The BJP leader alleged that the SIR exercise was "damaging the TMC's electoral prospects", and that's why the CM was resorting to hysteria".
Banerjee had on Saturday written to the CEC, alleging that the ongoing SIR of electoral rolls has been turned into an exercise to exclude voters rather than correct records.
In her third letter to Kumar since the beginning of SIR, the chief minister accused the Election Commission of "political bias, insensitivity, and high-handedness" during the exercise.
“I would again reiterate that her claims are nothing but a desperate attempt to derail this crucial process, which is exposing the rot in our voter lists - bogus entries, duplicates and infiltrators that have been nurtured under TMC’s watch for years,” Adhikari alleged in the post.
In his letter to the CEC, dated January 10, the leader of the opposition described the chief minister’s objections as a “politically motivated attempt” to obstruct the SIR and termed the ECI’s move as "essential to ensure free, fair and transparent" elections in the state.
"The chief minister’s portrayal of this exercise as ‘unplanned, insensitive and inhuman’ is nothing short of a gross exaggeration, blown out of proportion to create public hysteria and shift focus from her government’s failures," the BJP leader alleged.
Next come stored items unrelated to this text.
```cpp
int fail(int code, const char* fmt, ...) {
    char buf[512];
// ... 880 lines not shown
        (e = create_events_untimed(c->slab_up, 3)) != hipSuccess ||
        (e = create_events_untimed(c->slab_done, 3)) != hipSuccess ||
        (e = create_events(c->ring0, prhf_ctx::kTimingRing)) != hipSuccess ||
        (e = create_events(c->ring1, prhf_ctx::kTimingRing)) != hipSuccess ||
        (e = hipMalloc(reinterpret_cast<void**>(&c->d_status), kStatusWords * sizeof(unsigned))) != hipSuccess ||
        (e = hipHostMalloc(reinterpret_cast<void**>(&c->h_status), PRHF_STATUS_WORDS * sizeof(unsigned),
                           hipHostMallocMapped | hipHostMallocCoherent)) != hipSuccess ||
        (e = hipHostGetDevicePointer(reinterpret_cast<void**>(&c->h_status_dev), c->h_status, 0)) != hipSuccess ||
        (e = hipMemset(c->d_status, 0, kStatusWords * sizeof(unsigned))) != hipSuccess ||
        (e = hipHostMalloc(reinterpret_cast<void**>(&c->h_pack), kPackBytes, hipHostMallocMapped | hipHostMallocCoherent)) !=
            hipSuccess ||
        (e = hipHostGetDevicePointer(reinterpret_cast<void**>(&c->h_pack_dev), c->h_pack, 0)) != hipSuccess ||
        (e = hipMalloc(reinterpret_cast<void**>(&c->d_words), 2 * sizeof(unsigned long long))) != hipSuccess ||
        (e = hipHostMalloc(reinterpret_cast<void**>(&c->h_words), 2 * sizeof(unsigned long long),
                           hipHostMallocDefault)) != hipSuccess ||
        (e = hipMalloc(reinterpret_cast<void**>(&c->d_plan_counters), 7 * sizeof(unsigned long long))) != hipSuccess ||
        (e = hipMemset(c->d_plan_counters, 0, 7 * sizeof(unsigned long long))) != hipSuccess ||
        (e = prhf::configure_kernels(staged_lds_bytes(kMaxAlt), kStreamLdsMax)) != hipSuccess) {
        prhf_ctx_destroy(c);
        return fail(PRHF_EHIP, "context setup failed: %s", hipGetErrorString(e));
    }
    c->stream = c->own_stream;
    std::memset(c->h_status, 0, PRHF_STATUS_WORDS * sizeof(unsigned));
#ifdef PRHF_DIAG
    for (const KnobName& k : kKnobNames) {
        std::string env = "PRHF_";
        for (const char* p = k.name; *p; ++p) env += (char)std::toupper((unsigned char)*p);
        if (const char* v = std::getenv(env.c_str())) c->knobs.*(k.field) = std::min(k.hi, std::max(k.lo, std::atof(v)));
    }
#endif
    (void)hipDeviceGetAttribute(&c->cu_count, hipDeviceAttributeMultiprocessorCount, device);
    if (hipDeviceGetAttribute(&c->large_bar, hipDeviceAttributeIsLargeBar, device) != hipSuccess) c->large_bar = 0;
// ... 1967 lines not shown
    counters[0] = w[0] - w[1];
    counters[1] = w[1];
    return PRHF_OK;
}

int prhf_panel_plan_counters(prhf_ctx* c, uint64_t* counters) {
    if (!c || !counters) return fail(PRHF_EINVAL, "null pointer");
    DeviceScope device_scope_(c->device);
    unsigned long long w[1] = {0};
    HIP_TRY(hipStreamSynchronize(c->stream));
    HIP_TRY(hipMemcpy(w, c->d_plan_counters + 6, sizeof w, hipMemcpyDeviceToHost));
    counters[0] = w[0];
    return PRHF_OK;
}

int prhf_stream_launches(prhf_ctx* c, uint64_t* count) {
    if (!c || !count) return fail(PRHF_EINVAL, "null pointer");
    *count = c->stream_launches;
    return PRHF_OK;
}

int prhf_occupancy(prhf_ctx* c, int64_t n_alt, int32_t math, int32_t* workgroups_per_cu) {
    if (!c || !workgroups_per_cu) return fail(PRHF_EINVAL, "null pointer");
    if (n_alt < 1 || n_alt > kMaxAlt) return fail(PRHF_EINVAL, "n_alt out of range");
    ENTER_DEVICE(c->device);
    int n = 0;
    HIP_TRY(prhf::query_occupancy(math, staged_lds_bytes(n_alt), &n));
    *workgroups_per_cu = n;
    return PRHF_OK;
}
// ... 47 lines not shown
```

### pyrayhf_amd/csrc/prhf_kernels.h

```cpp
#ifndef PRHF_KERNELS_H
#define PRHF_KERNELS_H

#include <hip/hip_runtime_api.h>
#include <stddef.h>
#include <stdint.h>

#define PRHF_KMODE_O 0
#define PRHF_KMODE_X 1

#define PRHF_STATUS_NEGDEN 0x1
#define PRHF_STATUS_PEAK0  0x2
#define PRHF_STATUS_BADINDEX 0x4
#define PRHF_STATUS_BADFIELD 0x20
#define PRHF_STATUS_PATHLEN 0x40
#define PRHF_STATUS_WORDS 8
#define PRHF_STATUS_NANINPUT 0x10
#define PRHF_STATUS_BADGROUP 0x8
#define PRHF_STATUS_STALL 0x80

#ifndef PRHF_BLOCK_THREADS
#define PRHF_BLOCK_THREADS 512
#endif
#ifndef PRHF_SHORT_THREADS
#define PRHF_SHORT_THREADS 512
// ... 66 lines not shown
    long long tail_prof;
    int tail_bpp;
    int panel_upper;
    double well_conditioned;
    int lean;
    int prio;
    long long sp_off;
    int strided_lower;
    int panel_lower;
    int panel_nodes;
    int strided_grade;
    int pair_plan;
    int thread_scan;
};

struct KArgs {
    const double* freq;
    const double* den;
    const double* bmag;
    const double* bpsi;
    const double* alt;
    const double* mult;
    const double* pairs;
    const double* ftab;
    double* out;
    double* partial;
    double* altmin;
    unsigned* status;
    unsigned* queue;
    long long n_blocks;
// ... 406 lines not shown
```

### pyrayhf_amd/csrc/prhf_kernels.hip

```cpp

#include <hip/hip_runtime.h>
#include <stdint.h>

#include "prhf_crmath.h"
#include "prhf_kernels.h"

namespace prhf {

namespace {

constexpr double kPlasma = 8.97866275;
constexpr double kGyro = 2.799249247e10;
constexpr double kBackoff = 1e-6;
constexpr double kDegToRad = 0.017453292519943295;
constexpr double kUnmagTol = 1e-12;
constexpr double kLightKmS = 299792.458;
constexpr double kPolyAngle = 3e-4;
constexpr double kQuadAngle = 4e-5;
constexpr double kTrigAngle = 0.05;
constexpr double kLinTol = 1e-10;

struct __attribute__((aligned(16))) Node {
    double alt, off, den, sden, b, sb, u0, u1, u2, u3, psi, spsi;
};
// ... 73 lines not shown
    const int hi = __builtin_amdgcn_update_dpp(__double2hiint(into_lane_0), __double2hiint(v), 0x138, 0xf, 0xf, false);
    return __hiloint2double(hi, lo);
}

__device__ __forceinline__ double uniform(double v) {
    const int lo = __builtin_amdgcn_readfirstlane(__double2loint(v));
    const int hi = __builtin_amdgcn_readfirstlane(__double2hiint(v));
    return __hiloint2double(hi, lo);
}
__device__ __forceinline__ int uniform(int v) { return __builtin_amdgcn_readfirstlane(v); }
constexpr int kStridedLowerBit = 1 << 30;
constexpr int kPanelLowerBit = 1 << 29;
constexpr int kPanelNodes4Bit = 1 << 28;
constexpr int kStridedGradeBit = 1 << 27;
constexpr int kPanelUpperBit = (int)(1u << 31);
constexpr int kPanelFar = 16;
constexpr int kPanelStateShift = 28;
#define PRHF_PANEL_NODES_DECL [[maybe_unused]] static __device__ const double kPanelNodes[8]
#define PRHF_PANEL_PAIRS_DECL static __device__ __attribute__((aligned(16))) const double kPanelPairs[(PRHF_PANEL_N_MAX + 1) * 16]
#include "prhf_panel_table.inc"
#define PRHF_PANEL4_PAIRS_DECL static __device__ __attribute__((aligned(16))) const double kPanel4Pairs[(PRHF_PANEL4_N_MAX + 1) * 8]
#include "prhf_panel4_table.inc"
static_assert(PRHF_PANEL4_N_MAX == PRHF_PANEL_N_MAX, "both tables end at the same piece length");
static_assert(PRHF_PANEL_BLOCK == 64 || PRHF_PANEL_BLOCK == 128, "the weight table ends at 128 points");
static_assert(PRHF_PANEL_BLOCK <= PRHF_PANEL_N_MAX, "a piece holds at most one block");
static_assert(PRHF_PANEL_MIN_SEGMENT >= 1 && (PRHF_PANEL_MIN_SEGMENT & (PRHF_PANEL_MIN_SEGMENT - 1)) == 0,
              "a power of two: the closed form squares its way up");

__device__ __forceinline__ double rsqrt_cubic(double x) {
    const double y = __builtin_amdgcn_rsq(x);
    const double t = x * y;
    const double e = __builtin_fma(-t, y, 1.0);
// ... 819 lines not shown
}
template <class MAt>
__device__ __forceinline__ int panel_first_point(int j, double rkj, double kj, double n1, int i_last, bool& ok, MAt m_at) {
#pragma clang fp contract(fast)
    const int guess = stretch_guess((double)j * rkj, n1);
    const int base = min(max(guess, 0) + 3, i_last) - 3;
    bool hit[4];
#pragma unroll
    for (int q = 0; q < 4; ++q) hit[q] = (int)(m_at(base + q) * kj) >= j;
    ok = j <= 0 || (guess == base && !hit[0] && hit[3]);
    return j <= 0 ? 0 : base + (hit[1] ? 1 : (hit[2] ? 2 : 3));
}
__device__ __forceinline__ int panel_region_end(int lo2) { return ((lo2 + 4) & ~63) & ~(PRHF_PANEL_BLOCK - 1); }
__device__ __forceinline__ int panel_upper_end(int lo0) { return (lo0 + 4) & ~63; }
__device__ __forceinline__ int panel_level(double m, double kj) { return (int)(m * kj); }
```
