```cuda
__device__ __forceinline__ uint32_t smem_desc_lo(uint32_t smem_addr, uint32_t lbo_bytes) {
  return ((smem_addr & 0x3FFFFu) >> 4) | (((lbo_bytes >> 4) & 0x3FFFu) << 16);
}
__host__ __device__ constexpr uint32_t smem_desc_hi_sw128(uint32_t sbo_bytes) {
  return ((sbo_bytes >> 4) & 0x3FFFu) | (1u << 30);
}
__device__ __forceinline__ uint64_t smem_desc_join(uint32_t lo, uint32_t hi) {
  return (static_cast<uint64_t>(hi) << 32) | lo;
}

__device__ __forceinline__ uint32_t sw128_offset(uint32_t row, uint32_t chunk16) {
  return row * 128u + ((chunk16 ^ (row & 7u)) << 4);
}

__device__ __forceinline__ uint64_t pack_f32x2(float lo, float hi) {
  uint64_t r;
  asm("mov.b64 %0, {%1, %2};\n" : "=l"(r) : "f"(lo), "f"(hi));
  return r;
}
__device__ __forceinline__ void unpack_f32x2(uint64_t v, float& lo, float& hi) {
  asm("mov.b64 {%0, %1}, %2;\n" : "=f"(lo), "=f"(hi) : "l"(v));
}
__device__ __forceinline__ uint64_t fma_f32x2(uint64_t a, uint64_t b, uint64_t c) {
  float a0, a1, b0, b1, c0, c1;
  unpack_f32x2(a, a0, a1); unpack_f32x2(b, b0, b1); unpack_f32x2(c, c0, c1);
  return pack_f32x2(__fmaf_rn(a0, b0, c0), __fmaf_rn(a1, b1, c1));
}
__device__ __forceinline__ uint64_t add_f32x2(uint64_t a, uint64_t b) {
  float a0, a1, b0, b1;
  unpack_f32x2(a, a0, a1); unpack_f32x2(b, b0, b1);
  return pack_f32x2(__fadd_rn(a0, b0), __fadd_rn(a1, b1));
}
__device__ __forceinline__ uint64_t mul_f32x2(uint64_t a, uint64_t b) {
  float a0, a1, b0, b1;
  unpack_f32x2(a, a0, a1); unpack_f32x2(b, b0, b1);
  return pack_f32x2(__fmul_rn(a0, b0), __fmul_rn(a1, b1));
}

__device__ __forceinline__ uint32_t pack_bf16x2(float lo, float hi) {
  __nv_bfloat162 v = __floats2bfloat162_rn(lo, hi);
  return *reinterpret_cast<uint32_t*>(&v);
}

struct AdamCoef {
  float b1, c1, b2, c2;
  float step_size;
  float sqrt_bc2;
  float eps;
};
inline AdamCoef adam_coef(double lr, double beta1, double beta2, double eps, double step) {
  AdamCoef c;
  c.b1 = static_cast<float>(beta1);
  c.c1 = static_cast<float>(1.0 - beta1);
  c.b2 = static_cast<float>(beta2);
  c.c2 = static_cast<float>(1.0 - beta2);
  c.step_size = static_cast<float>(lr / (1.0 - pow(beta1, step)));
  c.sqrt_bc2 = static_cast<float>(sqrt(1.0 - pow(beta2, step)));
  c.eps = static_cast<float>(eps);
  return c;
}
__device__ __forceinline__ void adam_elem(float& p, float& m, float& v, float g, const AdamCoef& c) {
  m = __fmaf_rn(c.c1, g, __fmul_rn(m, c.b1));
  v = __fmaf_rn(__fmul_rn(c.c2, g), g, __fmul_rn(v, c.b2));
  const float denom = __fadd_rn(__fdiv_rn(__fsqrt_rn(v), c.sqrt_bc2), c.eps);
  p = __fmaf_rn(-c.step_size, __fdiv_rn(m, denom), p);
}

}
```

stego_b200/csrc/gemm.cu:

```cuda
#include <stdlib.h>
#include <string.h>

#include "common.cuh"
#include "epilogue.cuh"
#include "host_util.h"

namespace stego {

constexpr int GEMM_BM = 128;
constexpr int GEMM_BN = 128;
constexpr int GEMM_BK = 64;
constexpr int GEMM_THREADS = 384;
constexpr uint32_t GEMM_STAGE_BYTES = (GEMM_BM + GEMM_BN) * GEMM_BK * 2;
constexpr uint32_t GEMM_CHUNK_BYTES = GEMM_BM * 128;

struct GemmParams {
  int M, N, K;
  int splits;
  int kb_per_split;
  void* out;
  int ldo;
  int out_bf16;
  const float* bias;
  int act;
  const float* residual;
  int ldr;
  int row_div;
  int atomic;
  int vec_ok;
  int reduce_add;
  int batch;
  long long out_bs;
  long long res_bs;
};

template <int BN>
__device__ __forceinline__ void gemm_bias_act(float (&acc)[BN / 2], const GemmParams& p, int col_base) {
  if (p.bias != nullptr) {
#pragma unroll
    for (int c = 0; c < BN / 8; ++c) {
      const int col = col_base + 8 * c;
      float b0 = 0.f, b1 = 0.f;
      if (col + 1 < p.N && p.vec_ok) {
        const float2 b2 = __ldg(reinterpret_cast<const float2*>(p.bias + col));
        b0 = b2.x; b1 = b2.y;
      } else {
        if (col < p.N) b0 = __ldg(p.bias + col);
        if (col + 1 < p.N) b1 = __ldg(p.bias + col + 1);
      }
      acc[4 * c + 0] += b0; acc[4 * c + 1] += b1;
      acc[4 * c + 2] += b0; acc[4 * c + 3] += b1;
    }
  }
  if (p.act == 1) {
    if (p.out_bf16) {
#pragma unroll
      for (int j = 0; j < BN / 2; j += 8) gelu_erf_poly8(acc + j);
    } else {
#pragma unroll
      for (int j = 0; j < BN / 2; ++j) acc[j] = gelu_erf(acc[j]);
    }
  } else if (p.act == 2) {
#pragma unroll
    for (int j = 0; j < BN / 2; ++j) acc[j] = fmaxf(acc[j], 0.0f);
  }
}

template <int BN>
__device__ __forceinline__ void gemm_store_regs(const float (&acc)[BN / 2], const GemmParams& p, int row_top,
                                                int col_base, int tb) {
  void* const outp = p.out_bf16 ? static_cast<void*>(reinterpret_cast<bf16*>(p.out) + tb * p.out_bs)
                                : static_cast<void*>(reinterpret_cast<float*>(p.out) + tb * p.out_bs);
  const float* const resp = p.residual ? p.residual + tb * p.res_bs : nullptr;
#pragma unroll
  for (int h = 0; h < 2; ++h) {
    const int row = row_top + 8 * h;
    if (row >= p.M) continue;
    int out_row = row, res_row = row;
    if (p.row_div > 0) {
      out_row = row + row / p.row_div + 1;
      res_row = row % p.row_div + 1;
    }
    const size_t obase = static_cast<size_t>(out_row) * p.ldo;
    const size_t rbase = static_cast<size_t>(res_row) * p.ldr;
#pragma unroll
    for (int c = 0; c < BN / 8; ++c) {
      const int col = col_base + 8 * c;
      if (col >= p.N) break;
      const bool two = col + 1 < p.N;
      float x0 = acc[4 * c + 2 * h], x1 = acc[4 * c + 2 * h + 1];
      if (p.atomic) {
        float* o = reinterpret_cast<float*>(outp) + obase + col;
        atomicAdd(o, x0);
        if (two) atomicAdd(o + 1, x1);
        continue;
      }
      const bool vec = two && p.vec_ok;
      if (resp != nullptr) {
        if (vec) {
          const float2 r = *reinterpret_cast<const float2*>(resp + rbase + col);
          x0 += r.x; x1 += r.y;
        } else {
          x0 += resp[rbase + col];
          if (two) x1 += resp[rbase + col + 1];
        }
      }
      if (p.out_bf16) {
        bf16* o = reinterpret_cast<bf16*>(outp) + obase + col;
        if (vec) {
          *reinterpret_cast<uint32_t*>(o) = pack_bf16x2(x0, x1);
        } else {
          o[0] = __float2bfloat16_rn(x0);
          if (two) o[1] = __float2bfloat16_rn(x1);
        }
      } else {
        float* o = reinterpret_cast<float*>(outp) + obase + col;
        if (vec) {
          *reinterpret_cast<float2*>(o) = make_float2(x0, x1);
        } else {
          o[0] = x0;
          if (two) o[1] = x1;
        }
      }
    }
  }
}

template <bool kBf16, int kBufs = 2>
__device__ __forceinline__ void gemm_store_tma(const float (&acc)[2][GEMM_BN / 2], const GemmParams& p,
                                               const CUtensorMap* tm_out, uint32_t stage, int bar_id, bool issuer,
                                               int m0, int n0, int tb) {
  constexpr int kCols = kBf16 ? 64 : 32;
  const int lane = threadIdx.x & 31;
  const int wq = (threadIdx.x >> 5) & 3;
  const uint32_t q = lane & 3;
  const uint32_t swz = (lane >> 2) & 7;
#pragma unroll
  for (int ch = 0; ch < GEMM_BN / kCols; ++ch) {
    const uint32_t buf = stage + (ch % kBufs) * GEMM_CHUNK_BYTES;
    if (issuer) tma_wait_group_read<kBufs - 1>();
    named_bar_sync(bar_id, 128);
    const uint32_t rbase = buf + (16 * wq + (lane >> 2)) * 128u;
#pragma unroll
    for (int h = 0; h < 2; ++h) {
#pragma unroll
      for (int e2 = 0; e2 < 2; ++e2) {
        const uint32_t rp = rbase + (64 * h + 8 * e2) * 128u;
        if constexpr (kBf16) {
#pragma unroll
          for (int j = 0; j < 8; ++j) {
            const int c = 8 * ch + j;
            st_shared_b32(rp + (((uint32_t)j ^ swz) << 4) + 4 * q,
                          pack_bf16x2(acc[h][4 * c + 2 * e2], acc[h][4 * c + 2 * e2 + 1]));
          }
        } else {
#pragma unroll
          for (int j = 0; j < 4; ++j) {
            const int c = 4 * ch + j;
            const uint32_t unit = 2 * j + (q >> 1);
            st_shared_v2_f32(rp + ((unit ^ swz) << 4) + 8 * (q & 1), acc[h][4 * c + 2 * e2],
                             acc[h][4 * c + 2 * e2 + 1]);
          }
        }
      }
    }
    fence_proxy_async_smem();
    named_bar_sync(bar_id, 128);
    if (issuer) {
      const int col = n0 + ch * kCols;
      if (p.reduce_add) tma_reduce_add_3d(buf, tm_out, col, m0, tb);
      else tma_store_3d(buf, tm_out, col, m0, tb);
      tma_commit_group();
    }
  }
}
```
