__device__ __forceinline__ void tile_load(const float* __restrict__ base, long ld, int row0, int nrows, int tid, f32x4 (&r)[2]) {
#pragma unroll
    for (int i = 0; i < 2; ++i) {
        const int f = tid + i * 256, row = row0 + (f >> 4), d4 = (f & 15) * 4;
        r[i] = row < nrows ? *reinterpret_cast<const f32x4*>(base + (long)row * ld + d4) : f32x4{0.f, 0.f, 0.f, 0.f};
    }
}
__device__ __forceinline__ void tile_store(float* __restrict__ S, int tid, const f32x4 (&r)[2]) {
#pragma unroll
    for (int i = 0; i < 2; ++i) {
        const int f = tid + i * 256;
        *reinterpret_cast<f32x4*>(&S[(f >> 4) * PITCH + (f & 15) * 4]) = r[i];
    }
}

__device__ __forceinline__ void mma_lds_reg(const float* __restrict__ S, int l31, int half, const f32x4 (&y)[8], f32x16& acc) {
#pragma unroll
    for (int t = 0; t < 8; ++t) {
        const f32x4 a = *reinterpret_cast<const f32x4*>(&S[l31 * PITCH + 8 * t + 4 * half]);
#pragma unroll
        for (int j = 0; j < 4; ++j) acc = mfma32(a[j], y[t][j], acc);
    }
}
__device__ __forceinline__ void mma_reg_lds(const f32x16& p, const float* __restrict__ S, int l31, int half, f32x16 (&o)[2],
                                            int groups = 4) {
#pragma unroll
    for (int g = 0; g < 4; ++g) {
        if (g < groups) {
#pragma unroll
            for (int r = 4 * g; r < 4 * g + 4; ++r) {
                const float* row = &S[mfma32_row(r, half) * PITCH];
                o[0] = mfma32(p[r], row[l31], o[0]);
                o[1] = mfma32(p[r], row[32 + l31], o[1]);
            }
        }
    }
}

__device__ __forceinline__ void mma_lds_reg_t(const f32x16& p, const float* __restrict__ S, int l31, int half, f32x16 (&o)[2],
                                              int groups = 4) {
#pragma unroll
    for (int g = 0; g < 4; ++g) {
        if (g < groups) {
#pragma unroll
            for (int r = 4 * g; r < 4 * g + 4; ++r) {
                const float* row = &S[mfma32_row(r, half) * PITCH];
                o[0] = mfma32(row[l31], p[r], o[0]);
                o[1] = mfma32(row[32 + l31], p[r], o[1]);
            }
        }
    }
}

struct AttnFwdArgs {
    const float* qkv; float* out; float* lse; float* cls_row;
    const float* policy; float* cinv; const int* cu;
    int n, H; float scale, eps; int total;
};
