__global__ void gather_embed_kernel(const float* __restrict__ table, int V, int H, const int* __restrict__ tok,
                                    int tok_stride, const int* __restrict__ n_frames, int frame_cap, int col,
                                    float* __restrict__ h, float* __restrict__ ssq, int row0, int R_total,
                                    const int* __restrict__ forced, half_t* __restrict__ xh,
                                    const float* __restrict__ gamma) {
    const int r = row0 + blockIdx.x;
    int t;
// ... 152 lines not shown
        l1 = l1 * c1 + p1;
#pragma unroll
        for (int j = 0; j < 8; j++) {
            const float vf = (float)vv[j];
            a0[j] = a0[j] * c0 + p0 * vf;
            a1[j] = a1[j] * c1 + p1 * vf;
        }
        m0 = n0;
        m1 = n1;
    };
#pragma unroll
    for (int i = 0; i < APRE; i++) {
        const int t = grp + i * ngrp;
        if (t < T) step(kpre[i], vpre[i]);
    }
#pragma unroll 2
    for (int t = grp + APRE * ngrp; t < T; t += ngrp) {
        const h8 kk = *(const h8*)(kbase + (size_t)t * D + l16 * 8);
        const h8 vv = *(const h8*)(vbase + (size_t)t * D + l16 * 8);
        step(kk, vv);
    }
    if (MODE == ATTN_FUSED && grp == 0) {
        h8 kk, vv;
#pragma unroll
        for (int j = 0; j < 8; j++) {
            kk[j] = (half_t)knew[l16 * 8 + j];
            vv[j] = (half_t)vnew[l16 * 8 + j];
        }
        step(kk, vv);
    }
    asm volatile("" ::"v"(a0[0]), "v"(l0));
    Q3_PH(2);
#pragma unroll
    for (int o = 16; o <= 32; o <<= 1) {
        const float om0 = __shfl_xor(m0, o, 64), om1 = __shfl_xor(m1, o, 64);
        const float ol0 = __shfl_xor(l0, o, 64), ol1 = __shfl_xor(l1, o, 64);
        const float n0 = fmaxf(m0, om0), n1 = fmaxf(m1, om1);
        const float c0 = (m0 == -INFINITY) ? 0.f : __expf(m0 - n0), d0 = (om0 == -INFINITY) ? 0.f : __expf(om0 - n0);
        const float c1 = (m1 == -INFINITY) ? 0.f : __expf(m1 - n1), d1 = (om1 == -INFINITY) ? 0.f : __expf(om1 - n1);
        l0 = l0 * c0 + ol0 * d0;
        l1 = l1 * c1 + ol1 * d1;
#pragma unroll
        for (int j = 0; j < 8; j++) {
            const float oa0 = __shfl_xor(a0[j], o, 64), oa1 = __shfl_xor(a1[j], o, 64);
            a0[j] = a0[j] * c0 + oa0 * d0;
            a1[j] = a1[j] * c1 + oa1 * d1;
        }
        m0 = n0;
        m1 = n1;
    }
    if (lane < 16) {
#pragma unroll
        for (int j = 0; j < 8; j++) {
            pacc[(w * 2 + 0) * D + lane * 8 + j] = a0[j];
            pacc[(w * 2 + 1) * D + lane * 8 + j] = a1[j];
        }
        if (lane == 0) {
            pm[w * 2 + 0] = m0;
            pm[w * 2 + 1] = m1;
            pl[w * 2 + 0] = l0;
            pl[w * 2 + 1] = l1;
        }
    }
    __syncthreads();
    Q3_PH(3);
    if (tid < 2 * D) {
        const int hh = tid / D, d = tid % D;
        float M = -INFINITY;
        for (int i = 0; i < nwv; i++) M = fmaxf(M, pm[i * 2 + hh]);
        float L = 0.f, o = 0.f;
        for (int i = 0; i < nwv; i++) {
            const float mi = pm[i * 2 + hh];
            const float c = (mi == -INFINITY) ? 0.f : __expf(mi - M);
            L += pl[i * 2 + hh] * c;
            o += pacc[(i * 2 + hh) * D + d] * c;
        }
        a.out[frag_idx(r, (2 * g + hh) * D + d, a.n_heads * D)] = sat_half(o / L);
    }
}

He claimed that the SIR exercise had "exposed vulnerabilities in the electoral rolls that threatened the ruling party’s electoral prospects", triggering what he termed “unfounded outbursts” from the state administration.
On December 16, the Election Commission published the draft electoral rolls after the first phase of the SIR, with the electorate dropping from 7.66 crore to 7.08 crore following the deletion of over 58 lakh names.
The second phase, which began on December 27, involves hearings of 1.67 crore electors under scrutiny, including 1.36 crore flagged for logical discrepancies and 31 lakh whose records lack mapping.
The LoP urged the Election Commission to continue the voter list revision exercise with diligence, asserting that the SIR is a routine constitutional process and should not be politicised.